Mortgage Rates Continue Lower After Retail Sales Data

By: Matthew Graham

Mortgage rates moved lower to start the week, adding on to last week's solid recovery from 2yr highs a week before.  As expected, rates took their most meaningful cue from today's Retail Sales report, which was weaker than forecast.  This was a benefit to Treasuries and MBS (the "mortgage backed securities" that most directly affect rates) even before lenders put out their first rate sheets of the day.  Lenders still aren't very unified in their movement from the previous session's rate sheets, but most improved enough to suggest that 4.5% is now sharing some of the best-execution space with 4.625% for conventional, 30yr fixed loans.  Also of note is that the costs associated with "buying down" a rate from from 4.5 to 4.25% are worth considering.  This makes for much higher closing costs, but on average, those costs are recouped in around 60 months based on today's rate sheets.

In other words, rates would have come out higher this morning if not for the Retail Sales data.  From here, there is plenty of data remaining this week, but none of it is quite as meaningful as Retail Sales.  More important than any of the data is the congressional testimony of Fed Chair Ben Bernanke on Wednesday and Thursday morning (at the House and Senate respectively).  Markets are still looking for clues as to how Fed policy may unfold at the end of the month.  The intervening time presents an opportunity for rates to consolidate after hitting recent highs, but it's important to note that there are still ups and downs in the context of consolidation.  The last 3 sessions have been "downs" in terms of rates, and until rates are definitively doing something other than consolidating in the big picture, 3 winning days in a row have been hard to come by.

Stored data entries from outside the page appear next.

+    for (int u2 = 0; u1 + u2 <= MAXLOOP;) {
+      if (n - 1 - u2 < lmin) break;
+      const int cls = loop_class(u1, u2);
+      if (cls != CLS_SPECIAL) {
+        int nu = 1;
+        while (nu < 8 && u1 + u2 + nu <= MAXLOOP && loop_class(u1, u2 + nu) == cls && n - 1 - (u2 + nu) >= lmin) nu++;
+        double av[8] = {0., 0., 0., 0., 0., 0., 0., 0.};
+        const double* Q = c.ptr(T_QBI + cls, lmin - k, k);
+        const double* O = c.ptr(T_OUTI + cls, lmin + 1 + u2 - p, p);
+        const int cmain = n - 1 - (u2 + nu - 1) - lmin + 1;
+        const int X = cmain + nu - 1;
+        if (nu == 1) av[0] = dot_range(Q, ds, O, ds, 0, X, 0, 1);
+        else multi_dot_slide(Q, ds, O, ds, X, 0, X - 1, av);
+        for (int t = 0; t < nu; t++) acc += gfull[u1 * GROW_LD + u2 + t] * av[t];
+        u2 += nu;
+      } else {
+        u2++;
+      }
+    }
+    c.up_scratch()[up_gap_idx(n, 0, u1, p)] = acc;
+  } else {
+    const int l = a, o = b, u2 = ug;
+    for (int u1 = 0; u1 + u2 <= MAXLOOP;) {
+      if (l - TURN - 2 - u1 < 1) break;
+      const int cls = loop_class(u1, u2);
+      if (cls != CLS_SPECIAL) {
+        int nu = 1;
+        while (nu < 8 && u1 + nu + u2 <= MAXLOOP && loop_class(u1 + nu, u2) == cls && l - TURN - 2 - (u1 + nu) >= 1) nu++;
+        double av[8] = {0., 0., 0., 0., 0., 0., 0., 0.};
+        const double* O = c.ptr(T_OUTI + cls, o - 1, 1);
+        const double* Q = c.ptr(T_QBI + cls, l - 2 - u1, 2 + u1);
+        const int cmain = l - TURN - 2 - (u1 + nu - 1);
+        if (cmain > 0) {
+          const long st = ps - ds;
+          const int X = cmain + nu - 1;
+          if (nu == 1) {
+            av[0] = dot_range(O + (long)(X - 1) * st, (int)-st, Q + (long)(X - 1) * st, (int)-st, 0, X, 0, 1);
+          } else {
+            double rv[8] = {0., 0., 0., 0., 0., 0., 0., 0.};
+            multi_dot_slide(O + (long)(X - 1) * st, -st, Q + (long)(X + 6) * st, -st, X, 7, X + 6, rv);
+#pragma unroll
+            for (int t = 0; t < 8; t++) av[t] = rv[7 - t];
           }
         }
+        for (int t = 0; t < nu; t++) acc += gfull[(u1 + t) * GROW_LD + u2] * av[t];
+        u1 += nu;
       } else {
-        const int l = a, o = b, u2 = ug;
-        const int sq1 = base(c, l + 1), sj1 = base(c, o - 1);
-        for (int u1 = 0; u1 <= 3; u1++) {
-          if (loop_class(u1, u2) != CLS_SPECIAL) continue;
-          const int pmax = l - TURN - 2 - u1, sidx = special_index(u1, u2);
-          for (int p0 = 1 + sl; p0 <= pmax; p0 += 4 * nsl) {
-            double qb[4], ou[4];
-#pragma unroll
-            for (int u = 0; u < 4; u++) {
-              const int p = p0 + u * nsl;
-              const bool on = p <= pmax;
-              ou[u] = on ? TB(c, T_OUT, o - p, p) : 0.;
-              qb[u] = on ? TB(c, T_QB, l - (p + 1 + u1), p + 1 + u1) : 0.;
-            }
-            double w[4];
-#pragma unroll
-            for (int u = 0; u < 4; u++) {
-              const int p = p0 + u * nsl <= pmax ? p0 + u * nsl : pmax, k = p + 1 + u1;
-              w[u] = special_loop(M, sidx, pair_type(base(c, p), base(c, o)), rtype(pair_type(base(c, k), base(c, l))),
-                                  base(c, p + 1), sj1, base(c, k - 1), sq1);
-            }
-#pragma unroll
-            for (int u = 0; u < 4; u++) acc += ou[u] * qb[u] * w[u];
-          }
-        }
-      }
-    }
-    TB(c, T_RR, ((side * 3 + ug - 1) * nsl + sl), a) = acc;
-  }
-}
-
-template <class C>
-RP_HD void unstru_gaps(C& c, const double* gfull, int side, int tid, int T) {
-  const int n = c.n, ds = c.dstep(), ps = c.pstep();
-  const int items = (RP_DBG(c) & 4) ? 0 : n * (MAXLOOP + 1);
-  const int tabO[3] = {T_OUTI, T_OUT1N, T_OUTAU};
-  const int tabQ[3] = {T_QBI, T_QB1N, T_QBAU};
-  for (int x = tid; x < items; x += T) {
-    const int ug = x / n;
-    const int a = x % n + 1;
-    const int b = a + ug + 1;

Loan Originator Perspectives

"Seems the pendulum has swung back in MBS' favor after several sound days, including today's gains. Low inflation data and expectations have tempered the market's tapering concerns, and while I don't anticipate us regaining all the losses of last two months, at least we're moving in the right direction. Advising new clients that floating cautiously is not a horrific idea, and believe me, that's a big sentiment change from last two months!" -Ted Rood, Senior Originator, Wintrust Mortgage

"Let's hope the economic reports keep the positive tone rolling. Rates will benefit from bad or weak numbers. Maybe we can string together a few days of positive gains for rates. Sure would be nice. Locking in the gains is never bad, but floating almost seems to be creeping back into the picture. Always of course with the lock button with in reach." -Mike Owens, Partner, Horizon Financial Inc

"My 2013 of 'lock the rate dips' is applicable right now, ahead of what's almost certain to be volatile rate days Wednesday and Thursday as Fed chairman Bernanke publicly fields questions from lawmakers. Rates spiked severely the last time he publicly fielded questions (from journalists) on June 19. Back then, he said rising home prices compensate for higher rates. His Fed colleagues backpedaled since then but still: more public comments will mean more rate volatility ahead. " -Julian Hebron, Branch Manager, RPM Mortgage

Today's Best-Execution Rates

  • 30YR FIXED - 4.50 - 4.625%
  • FHA/VA - 4.25%
  • 15 YEAR FIXED -  3.625 - 3.75%
  • 5 YEAR ARMS -  3.0-3.375% depending on the lender


Ongoing Lock/Float Considerations

  • After rising consistently from all-time lows in September and October 2012, rates challenged the long term trend higher, but failed to sustain a breakout
  • Uncertainty over the Fed's bond-buying plans is causing immense volatility in rates markets and generally leading rates quickly higher
  • Fears about the Fed's bond-buying intentions were proven well-founded on May 22nd when rates rose to 1yr highs after the Fed indicated their intention to taper bond buying programs sooner vs later
  • The June 19th FOMC Statement and Press Conference confirmed the suspicions.  Although tapering wasn't announced, the Fed made no move to counter the notion that they will decrease bond buying soon if the economic trajectory continues
  • Rates Markets "broke down" following that, as traders realized just how much buy-in there was to the ongoing presence of QE.  These convulsions led to one of the fastest moves higher in the history of mortgage rates and market participants have not been eager to be the among the first explorers to head back into lower rate territory until they're sure they'll have some company.
  • (As always, please keep in mind that our Best-Execution rate always pertains to a completely ideal scenario.  There are many reasons a quoted rate may differ from our average rates, and in those cases, assuming you're following along on a day to day basis, simply use the Best-Ex levels we quote as a baseline to track potential movement in your quoted rate).